====== Given records

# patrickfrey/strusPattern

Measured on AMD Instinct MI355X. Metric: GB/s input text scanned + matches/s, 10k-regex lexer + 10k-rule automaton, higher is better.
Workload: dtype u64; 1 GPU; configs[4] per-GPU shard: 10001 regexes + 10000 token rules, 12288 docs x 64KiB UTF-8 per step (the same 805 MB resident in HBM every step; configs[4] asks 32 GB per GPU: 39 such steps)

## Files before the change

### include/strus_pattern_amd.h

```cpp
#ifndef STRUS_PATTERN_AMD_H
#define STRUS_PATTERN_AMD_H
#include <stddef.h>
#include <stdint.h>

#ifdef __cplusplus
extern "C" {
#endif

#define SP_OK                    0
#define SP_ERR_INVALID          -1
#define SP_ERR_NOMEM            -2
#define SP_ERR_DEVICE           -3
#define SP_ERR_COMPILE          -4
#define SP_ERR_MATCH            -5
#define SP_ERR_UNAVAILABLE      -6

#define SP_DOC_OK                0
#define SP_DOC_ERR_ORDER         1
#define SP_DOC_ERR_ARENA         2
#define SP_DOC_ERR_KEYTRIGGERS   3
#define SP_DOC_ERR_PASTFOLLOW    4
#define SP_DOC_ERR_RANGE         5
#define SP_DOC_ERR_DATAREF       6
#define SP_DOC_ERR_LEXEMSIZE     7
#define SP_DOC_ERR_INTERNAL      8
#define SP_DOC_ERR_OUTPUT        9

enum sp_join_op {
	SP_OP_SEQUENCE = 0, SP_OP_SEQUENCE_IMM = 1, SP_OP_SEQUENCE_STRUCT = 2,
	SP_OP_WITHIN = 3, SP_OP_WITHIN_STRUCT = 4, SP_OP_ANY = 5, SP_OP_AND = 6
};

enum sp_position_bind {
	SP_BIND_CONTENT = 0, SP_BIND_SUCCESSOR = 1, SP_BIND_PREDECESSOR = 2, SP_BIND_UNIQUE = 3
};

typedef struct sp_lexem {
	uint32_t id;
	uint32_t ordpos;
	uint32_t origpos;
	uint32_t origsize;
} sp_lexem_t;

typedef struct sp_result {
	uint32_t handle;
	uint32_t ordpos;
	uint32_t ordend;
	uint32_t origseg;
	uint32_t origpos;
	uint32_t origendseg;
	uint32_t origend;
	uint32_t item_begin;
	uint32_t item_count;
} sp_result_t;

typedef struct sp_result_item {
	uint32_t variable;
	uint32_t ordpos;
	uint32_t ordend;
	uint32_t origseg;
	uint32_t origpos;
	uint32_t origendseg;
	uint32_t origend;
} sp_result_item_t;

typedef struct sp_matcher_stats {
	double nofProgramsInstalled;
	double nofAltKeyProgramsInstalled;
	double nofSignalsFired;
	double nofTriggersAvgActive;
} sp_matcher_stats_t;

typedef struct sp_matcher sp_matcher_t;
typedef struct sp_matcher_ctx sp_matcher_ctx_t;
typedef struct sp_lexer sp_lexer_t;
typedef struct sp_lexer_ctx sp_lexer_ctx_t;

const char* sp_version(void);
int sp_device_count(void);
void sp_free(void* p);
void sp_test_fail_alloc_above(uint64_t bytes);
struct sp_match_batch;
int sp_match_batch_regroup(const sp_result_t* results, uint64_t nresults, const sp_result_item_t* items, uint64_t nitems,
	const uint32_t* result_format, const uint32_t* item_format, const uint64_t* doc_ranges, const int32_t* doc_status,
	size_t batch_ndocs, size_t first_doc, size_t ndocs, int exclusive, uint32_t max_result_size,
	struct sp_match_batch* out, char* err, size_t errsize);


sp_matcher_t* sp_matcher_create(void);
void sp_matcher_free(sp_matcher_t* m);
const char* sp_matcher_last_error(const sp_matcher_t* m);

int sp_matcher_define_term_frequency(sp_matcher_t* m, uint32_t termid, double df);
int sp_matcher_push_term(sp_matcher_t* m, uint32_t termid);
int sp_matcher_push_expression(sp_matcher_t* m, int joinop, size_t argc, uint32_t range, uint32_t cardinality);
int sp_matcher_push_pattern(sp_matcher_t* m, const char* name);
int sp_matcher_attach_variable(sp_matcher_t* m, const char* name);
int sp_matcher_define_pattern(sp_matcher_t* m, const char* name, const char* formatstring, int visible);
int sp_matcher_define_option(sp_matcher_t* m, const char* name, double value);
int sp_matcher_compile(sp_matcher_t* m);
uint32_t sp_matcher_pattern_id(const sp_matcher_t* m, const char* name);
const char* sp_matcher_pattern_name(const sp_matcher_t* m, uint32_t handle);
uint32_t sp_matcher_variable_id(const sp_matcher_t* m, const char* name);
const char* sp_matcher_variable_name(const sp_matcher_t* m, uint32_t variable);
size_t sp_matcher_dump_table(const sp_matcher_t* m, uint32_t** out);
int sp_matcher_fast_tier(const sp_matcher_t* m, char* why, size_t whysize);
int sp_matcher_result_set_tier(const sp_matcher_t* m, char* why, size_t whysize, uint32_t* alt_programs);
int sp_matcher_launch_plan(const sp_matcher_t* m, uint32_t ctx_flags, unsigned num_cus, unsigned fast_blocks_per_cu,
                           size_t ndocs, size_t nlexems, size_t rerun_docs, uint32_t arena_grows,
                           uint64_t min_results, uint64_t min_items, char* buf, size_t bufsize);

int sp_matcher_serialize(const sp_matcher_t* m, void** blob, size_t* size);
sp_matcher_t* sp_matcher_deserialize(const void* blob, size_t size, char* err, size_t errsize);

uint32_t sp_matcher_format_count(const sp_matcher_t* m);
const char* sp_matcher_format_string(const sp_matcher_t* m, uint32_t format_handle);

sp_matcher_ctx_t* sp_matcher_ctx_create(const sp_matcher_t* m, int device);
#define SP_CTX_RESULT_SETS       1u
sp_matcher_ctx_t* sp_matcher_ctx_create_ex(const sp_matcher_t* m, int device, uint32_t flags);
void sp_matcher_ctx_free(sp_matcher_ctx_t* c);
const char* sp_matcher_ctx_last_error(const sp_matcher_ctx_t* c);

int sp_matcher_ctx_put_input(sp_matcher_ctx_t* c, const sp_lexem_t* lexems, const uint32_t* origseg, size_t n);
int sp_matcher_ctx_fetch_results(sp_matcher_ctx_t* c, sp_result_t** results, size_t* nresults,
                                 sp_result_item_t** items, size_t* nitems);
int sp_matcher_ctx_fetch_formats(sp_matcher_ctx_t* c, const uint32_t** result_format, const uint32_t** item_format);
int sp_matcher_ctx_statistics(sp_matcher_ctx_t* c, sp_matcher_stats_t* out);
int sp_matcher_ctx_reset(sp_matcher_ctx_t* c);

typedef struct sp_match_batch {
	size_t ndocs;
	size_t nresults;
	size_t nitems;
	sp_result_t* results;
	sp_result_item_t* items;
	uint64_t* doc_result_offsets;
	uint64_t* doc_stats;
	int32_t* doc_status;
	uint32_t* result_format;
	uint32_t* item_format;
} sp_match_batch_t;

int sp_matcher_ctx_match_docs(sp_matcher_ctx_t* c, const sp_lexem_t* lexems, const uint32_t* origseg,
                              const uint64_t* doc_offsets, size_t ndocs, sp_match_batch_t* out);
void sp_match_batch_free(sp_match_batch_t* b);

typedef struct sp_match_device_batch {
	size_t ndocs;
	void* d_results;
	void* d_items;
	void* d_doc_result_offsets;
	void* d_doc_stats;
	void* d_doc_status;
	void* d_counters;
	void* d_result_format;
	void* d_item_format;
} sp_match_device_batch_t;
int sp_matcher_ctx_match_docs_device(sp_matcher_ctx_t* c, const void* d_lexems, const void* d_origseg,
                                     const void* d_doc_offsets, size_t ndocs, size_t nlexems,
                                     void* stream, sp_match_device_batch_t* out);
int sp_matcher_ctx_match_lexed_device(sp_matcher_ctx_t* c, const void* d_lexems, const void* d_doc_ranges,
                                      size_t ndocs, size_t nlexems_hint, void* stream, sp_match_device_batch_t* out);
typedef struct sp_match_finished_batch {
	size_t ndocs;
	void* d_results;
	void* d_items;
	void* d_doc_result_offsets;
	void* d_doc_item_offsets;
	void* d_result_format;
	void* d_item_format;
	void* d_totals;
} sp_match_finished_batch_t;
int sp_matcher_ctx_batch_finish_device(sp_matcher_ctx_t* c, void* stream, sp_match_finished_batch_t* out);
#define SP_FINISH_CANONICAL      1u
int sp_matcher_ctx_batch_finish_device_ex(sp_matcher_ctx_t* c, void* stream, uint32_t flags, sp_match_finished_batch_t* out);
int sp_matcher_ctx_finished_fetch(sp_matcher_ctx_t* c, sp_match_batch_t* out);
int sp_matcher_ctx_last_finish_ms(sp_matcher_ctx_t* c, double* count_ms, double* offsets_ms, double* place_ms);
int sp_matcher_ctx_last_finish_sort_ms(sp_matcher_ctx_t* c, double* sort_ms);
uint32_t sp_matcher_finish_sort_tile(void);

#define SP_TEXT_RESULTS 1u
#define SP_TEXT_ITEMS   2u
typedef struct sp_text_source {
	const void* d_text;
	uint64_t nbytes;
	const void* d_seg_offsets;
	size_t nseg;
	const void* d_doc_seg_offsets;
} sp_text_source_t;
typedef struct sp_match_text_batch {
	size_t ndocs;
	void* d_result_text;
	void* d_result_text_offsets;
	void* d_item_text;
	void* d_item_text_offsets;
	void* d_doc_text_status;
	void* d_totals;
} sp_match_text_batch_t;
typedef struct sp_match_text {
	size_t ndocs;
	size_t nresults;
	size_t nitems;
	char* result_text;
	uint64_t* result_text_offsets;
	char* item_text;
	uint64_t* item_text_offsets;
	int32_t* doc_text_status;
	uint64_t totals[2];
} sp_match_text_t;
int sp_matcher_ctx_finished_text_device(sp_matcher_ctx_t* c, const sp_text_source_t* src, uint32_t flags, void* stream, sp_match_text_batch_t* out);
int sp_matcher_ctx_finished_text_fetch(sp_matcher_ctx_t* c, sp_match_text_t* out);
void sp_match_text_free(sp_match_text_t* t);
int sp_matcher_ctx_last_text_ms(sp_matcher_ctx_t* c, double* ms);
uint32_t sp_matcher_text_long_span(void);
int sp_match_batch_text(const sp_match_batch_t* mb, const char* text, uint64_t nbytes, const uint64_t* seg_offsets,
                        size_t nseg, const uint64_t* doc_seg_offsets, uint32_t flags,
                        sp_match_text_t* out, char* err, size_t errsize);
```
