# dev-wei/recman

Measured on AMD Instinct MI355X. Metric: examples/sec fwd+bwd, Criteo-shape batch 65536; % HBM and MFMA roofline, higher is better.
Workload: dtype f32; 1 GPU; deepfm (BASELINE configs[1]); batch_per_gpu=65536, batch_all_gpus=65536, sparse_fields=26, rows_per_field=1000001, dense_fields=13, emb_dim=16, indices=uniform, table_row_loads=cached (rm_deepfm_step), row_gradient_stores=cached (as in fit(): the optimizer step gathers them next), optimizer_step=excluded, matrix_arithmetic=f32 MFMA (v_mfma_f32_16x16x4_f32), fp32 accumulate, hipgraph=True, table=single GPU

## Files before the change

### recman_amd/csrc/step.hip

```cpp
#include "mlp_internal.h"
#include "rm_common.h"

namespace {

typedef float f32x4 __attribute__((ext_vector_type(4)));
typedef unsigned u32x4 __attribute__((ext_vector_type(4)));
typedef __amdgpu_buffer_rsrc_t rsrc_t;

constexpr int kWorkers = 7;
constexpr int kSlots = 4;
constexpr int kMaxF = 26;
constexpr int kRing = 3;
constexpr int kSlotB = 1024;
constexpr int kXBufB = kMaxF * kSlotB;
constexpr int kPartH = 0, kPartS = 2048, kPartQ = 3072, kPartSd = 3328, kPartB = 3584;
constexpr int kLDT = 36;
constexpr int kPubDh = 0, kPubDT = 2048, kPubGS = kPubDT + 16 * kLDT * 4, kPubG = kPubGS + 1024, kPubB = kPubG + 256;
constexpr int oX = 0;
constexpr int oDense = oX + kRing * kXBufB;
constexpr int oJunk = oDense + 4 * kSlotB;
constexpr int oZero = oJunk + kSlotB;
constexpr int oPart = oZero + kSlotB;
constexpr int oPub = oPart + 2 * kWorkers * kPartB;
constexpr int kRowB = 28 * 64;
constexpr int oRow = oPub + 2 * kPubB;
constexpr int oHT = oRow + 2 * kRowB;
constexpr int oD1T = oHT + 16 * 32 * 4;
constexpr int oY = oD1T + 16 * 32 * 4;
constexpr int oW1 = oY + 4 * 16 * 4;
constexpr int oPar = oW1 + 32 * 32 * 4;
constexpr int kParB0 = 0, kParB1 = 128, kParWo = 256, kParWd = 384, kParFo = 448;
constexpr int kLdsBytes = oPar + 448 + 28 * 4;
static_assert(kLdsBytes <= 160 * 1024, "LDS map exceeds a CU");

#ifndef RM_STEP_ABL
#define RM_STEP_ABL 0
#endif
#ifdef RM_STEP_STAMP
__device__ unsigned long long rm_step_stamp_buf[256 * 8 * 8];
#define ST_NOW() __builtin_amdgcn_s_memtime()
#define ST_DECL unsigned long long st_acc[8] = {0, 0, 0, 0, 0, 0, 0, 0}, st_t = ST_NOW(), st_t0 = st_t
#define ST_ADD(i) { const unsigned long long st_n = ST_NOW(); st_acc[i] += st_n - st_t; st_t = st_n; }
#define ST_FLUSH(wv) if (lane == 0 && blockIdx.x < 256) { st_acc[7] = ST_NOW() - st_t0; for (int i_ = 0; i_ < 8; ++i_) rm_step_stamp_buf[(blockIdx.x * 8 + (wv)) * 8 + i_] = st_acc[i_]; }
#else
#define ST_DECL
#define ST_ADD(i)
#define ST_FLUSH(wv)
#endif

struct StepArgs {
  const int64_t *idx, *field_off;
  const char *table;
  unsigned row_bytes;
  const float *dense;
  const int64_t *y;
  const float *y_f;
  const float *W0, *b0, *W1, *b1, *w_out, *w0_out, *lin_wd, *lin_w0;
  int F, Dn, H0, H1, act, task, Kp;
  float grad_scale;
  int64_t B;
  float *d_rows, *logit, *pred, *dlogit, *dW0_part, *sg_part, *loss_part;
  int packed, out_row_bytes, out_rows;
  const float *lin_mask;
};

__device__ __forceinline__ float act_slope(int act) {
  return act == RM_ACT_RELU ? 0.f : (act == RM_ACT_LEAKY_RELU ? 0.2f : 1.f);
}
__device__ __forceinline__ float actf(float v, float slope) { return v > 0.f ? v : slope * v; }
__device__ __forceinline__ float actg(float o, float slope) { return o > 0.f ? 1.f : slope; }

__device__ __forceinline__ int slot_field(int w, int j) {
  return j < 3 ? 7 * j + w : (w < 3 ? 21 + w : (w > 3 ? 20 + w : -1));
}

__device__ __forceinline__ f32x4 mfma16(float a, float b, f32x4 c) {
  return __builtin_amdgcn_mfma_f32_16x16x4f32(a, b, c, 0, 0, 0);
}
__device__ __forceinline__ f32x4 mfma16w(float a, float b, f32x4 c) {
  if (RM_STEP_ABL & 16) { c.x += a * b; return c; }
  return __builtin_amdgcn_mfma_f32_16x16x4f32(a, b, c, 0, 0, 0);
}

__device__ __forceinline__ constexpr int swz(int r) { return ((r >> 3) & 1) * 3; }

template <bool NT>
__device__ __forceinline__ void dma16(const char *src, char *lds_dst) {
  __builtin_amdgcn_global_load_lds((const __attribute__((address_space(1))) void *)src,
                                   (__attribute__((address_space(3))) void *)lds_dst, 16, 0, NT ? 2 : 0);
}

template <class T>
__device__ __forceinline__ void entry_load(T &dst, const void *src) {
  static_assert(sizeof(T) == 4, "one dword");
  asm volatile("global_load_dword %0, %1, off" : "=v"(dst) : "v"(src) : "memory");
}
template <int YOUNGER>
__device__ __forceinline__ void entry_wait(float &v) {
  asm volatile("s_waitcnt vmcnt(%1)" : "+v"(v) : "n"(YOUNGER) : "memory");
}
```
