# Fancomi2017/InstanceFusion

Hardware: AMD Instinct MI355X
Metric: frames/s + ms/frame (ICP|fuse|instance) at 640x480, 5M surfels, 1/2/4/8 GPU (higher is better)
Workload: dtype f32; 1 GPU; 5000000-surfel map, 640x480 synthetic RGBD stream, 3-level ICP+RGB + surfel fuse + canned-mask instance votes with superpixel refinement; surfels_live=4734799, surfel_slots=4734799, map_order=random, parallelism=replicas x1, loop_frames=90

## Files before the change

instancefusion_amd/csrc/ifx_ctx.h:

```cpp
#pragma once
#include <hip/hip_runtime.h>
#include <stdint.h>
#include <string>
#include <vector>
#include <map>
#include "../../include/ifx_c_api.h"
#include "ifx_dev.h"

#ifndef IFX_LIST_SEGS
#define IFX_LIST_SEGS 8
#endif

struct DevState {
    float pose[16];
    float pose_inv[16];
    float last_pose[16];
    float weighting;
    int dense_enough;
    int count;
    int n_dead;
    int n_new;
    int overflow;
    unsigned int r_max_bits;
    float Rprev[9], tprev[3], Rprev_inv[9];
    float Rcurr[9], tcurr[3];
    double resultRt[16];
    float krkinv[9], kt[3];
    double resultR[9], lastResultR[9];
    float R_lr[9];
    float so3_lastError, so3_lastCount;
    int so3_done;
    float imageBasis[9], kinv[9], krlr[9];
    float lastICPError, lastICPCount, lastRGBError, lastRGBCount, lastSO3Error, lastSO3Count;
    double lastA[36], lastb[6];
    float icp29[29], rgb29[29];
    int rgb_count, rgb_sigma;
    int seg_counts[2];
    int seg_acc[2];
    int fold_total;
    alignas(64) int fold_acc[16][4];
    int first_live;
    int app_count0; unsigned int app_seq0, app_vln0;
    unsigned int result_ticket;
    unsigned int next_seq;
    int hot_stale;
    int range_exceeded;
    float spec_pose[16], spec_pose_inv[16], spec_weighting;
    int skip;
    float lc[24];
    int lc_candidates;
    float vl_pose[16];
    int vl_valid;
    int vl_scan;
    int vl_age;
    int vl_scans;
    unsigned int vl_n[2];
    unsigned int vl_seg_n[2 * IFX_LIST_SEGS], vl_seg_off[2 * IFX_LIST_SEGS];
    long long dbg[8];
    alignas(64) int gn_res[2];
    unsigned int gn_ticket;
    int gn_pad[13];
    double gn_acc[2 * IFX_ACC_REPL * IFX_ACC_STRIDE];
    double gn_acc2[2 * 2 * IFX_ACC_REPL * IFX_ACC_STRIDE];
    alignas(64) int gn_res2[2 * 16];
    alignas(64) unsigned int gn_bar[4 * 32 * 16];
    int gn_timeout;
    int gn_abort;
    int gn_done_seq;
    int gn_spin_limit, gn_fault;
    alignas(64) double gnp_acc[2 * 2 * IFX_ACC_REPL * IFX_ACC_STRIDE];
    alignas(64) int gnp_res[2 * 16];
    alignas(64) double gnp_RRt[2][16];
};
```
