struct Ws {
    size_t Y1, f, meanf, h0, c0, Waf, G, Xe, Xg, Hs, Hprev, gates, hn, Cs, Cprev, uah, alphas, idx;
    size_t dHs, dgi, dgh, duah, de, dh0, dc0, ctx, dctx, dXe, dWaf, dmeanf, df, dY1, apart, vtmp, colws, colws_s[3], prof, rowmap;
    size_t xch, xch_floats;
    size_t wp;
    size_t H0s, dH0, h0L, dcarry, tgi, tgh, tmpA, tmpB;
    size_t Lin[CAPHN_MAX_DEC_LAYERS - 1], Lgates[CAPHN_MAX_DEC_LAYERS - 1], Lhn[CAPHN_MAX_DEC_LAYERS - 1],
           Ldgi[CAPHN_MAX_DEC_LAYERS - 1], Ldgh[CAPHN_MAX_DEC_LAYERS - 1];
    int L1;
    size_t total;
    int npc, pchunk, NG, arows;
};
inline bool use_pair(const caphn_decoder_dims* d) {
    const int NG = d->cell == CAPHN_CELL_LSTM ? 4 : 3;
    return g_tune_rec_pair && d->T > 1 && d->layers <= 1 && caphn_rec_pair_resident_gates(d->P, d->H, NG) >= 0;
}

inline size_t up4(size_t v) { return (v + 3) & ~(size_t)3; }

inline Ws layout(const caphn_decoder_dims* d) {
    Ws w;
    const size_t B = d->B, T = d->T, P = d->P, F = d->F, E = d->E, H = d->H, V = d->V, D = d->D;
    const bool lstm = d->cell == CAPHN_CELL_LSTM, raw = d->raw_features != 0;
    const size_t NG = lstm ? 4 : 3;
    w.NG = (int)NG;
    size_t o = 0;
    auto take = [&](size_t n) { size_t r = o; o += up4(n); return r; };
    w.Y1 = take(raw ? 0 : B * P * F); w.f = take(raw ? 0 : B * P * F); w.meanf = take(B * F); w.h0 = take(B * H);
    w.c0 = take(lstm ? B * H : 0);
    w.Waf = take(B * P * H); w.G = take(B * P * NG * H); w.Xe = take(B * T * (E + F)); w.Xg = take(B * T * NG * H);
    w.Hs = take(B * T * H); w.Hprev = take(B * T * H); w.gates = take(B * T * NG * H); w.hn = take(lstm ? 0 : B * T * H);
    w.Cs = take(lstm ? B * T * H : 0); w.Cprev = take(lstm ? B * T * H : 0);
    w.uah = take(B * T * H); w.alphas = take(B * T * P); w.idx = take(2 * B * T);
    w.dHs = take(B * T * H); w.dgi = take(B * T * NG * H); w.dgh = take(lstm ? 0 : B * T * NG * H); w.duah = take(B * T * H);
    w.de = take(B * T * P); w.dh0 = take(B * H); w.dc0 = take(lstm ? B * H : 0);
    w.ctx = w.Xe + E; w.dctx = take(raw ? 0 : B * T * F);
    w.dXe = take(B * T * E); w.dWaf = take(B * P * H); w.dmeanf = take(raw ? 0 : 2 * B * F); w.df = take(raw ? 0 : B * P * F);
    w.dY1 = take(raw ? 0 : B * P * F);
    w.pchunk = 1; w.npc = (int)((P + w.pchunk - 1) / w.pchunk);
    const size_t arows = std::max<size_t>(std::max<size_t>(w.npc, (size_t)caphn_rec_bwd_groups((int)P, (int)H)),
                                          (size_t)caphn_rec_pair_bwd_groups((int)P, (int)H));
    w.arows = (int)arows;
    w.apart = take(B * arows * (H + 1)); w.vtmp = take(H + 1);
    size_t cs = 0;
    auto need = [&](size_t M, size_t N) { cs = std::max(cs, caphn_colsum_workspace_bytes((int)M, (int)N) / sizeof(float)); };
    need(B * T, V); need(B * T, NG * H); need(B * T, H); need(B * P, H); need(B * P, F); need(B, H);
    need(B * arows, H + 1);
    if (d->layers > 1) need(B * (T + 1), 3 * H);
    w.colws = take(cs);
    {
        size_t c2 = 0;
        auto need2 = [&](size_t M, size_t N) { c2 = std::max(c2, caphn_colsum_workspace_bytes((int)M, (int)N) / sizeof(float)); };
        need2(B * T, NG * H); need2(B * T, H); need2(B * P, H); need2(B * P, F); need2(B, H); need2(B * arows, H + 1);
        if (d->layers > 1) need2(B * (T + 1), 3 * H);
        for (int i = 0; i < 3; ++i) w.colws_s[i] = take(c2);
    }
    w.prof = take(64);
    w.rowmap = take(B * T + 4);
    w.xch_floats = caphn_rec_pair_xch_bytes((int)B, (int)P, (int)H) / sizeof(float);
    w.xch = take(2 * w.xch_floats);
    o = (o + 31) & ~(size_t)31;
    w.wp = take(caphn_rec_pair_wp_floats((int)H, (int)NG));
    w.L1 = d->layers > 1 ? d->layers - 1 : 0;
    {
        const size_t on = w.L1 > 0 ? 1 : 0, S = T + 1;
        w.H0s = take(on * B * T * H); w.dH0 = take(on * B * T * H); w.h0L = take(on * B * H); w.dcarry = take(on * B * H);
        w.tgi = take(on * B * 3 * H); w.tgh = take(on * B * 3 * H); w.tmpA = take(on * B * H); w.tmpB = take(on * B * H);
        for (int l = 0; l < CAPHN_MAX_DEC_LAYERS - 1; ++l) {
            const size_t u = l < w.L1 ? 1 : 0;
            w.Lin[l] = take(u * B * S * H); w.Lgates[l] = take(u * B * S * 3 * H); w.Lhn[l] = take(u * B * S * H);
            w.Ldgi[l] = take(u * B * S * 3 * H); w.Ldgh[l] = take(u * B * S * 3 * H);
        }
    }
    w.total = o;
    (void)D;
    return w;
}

============

Could you copy out every line in the material above that contains the string "tmpB"?

▶ [Output for this exercise]
    size_t H0s, dH0, h0L, dcarry, tgi, tgh, tmpA, tmpB;
        w.tgi = take(on * B * 3 * H); w.tgh = take(on * B * 3 * H); w.tmpA = take(on * B * H); w.tmpB = take(on * B * H);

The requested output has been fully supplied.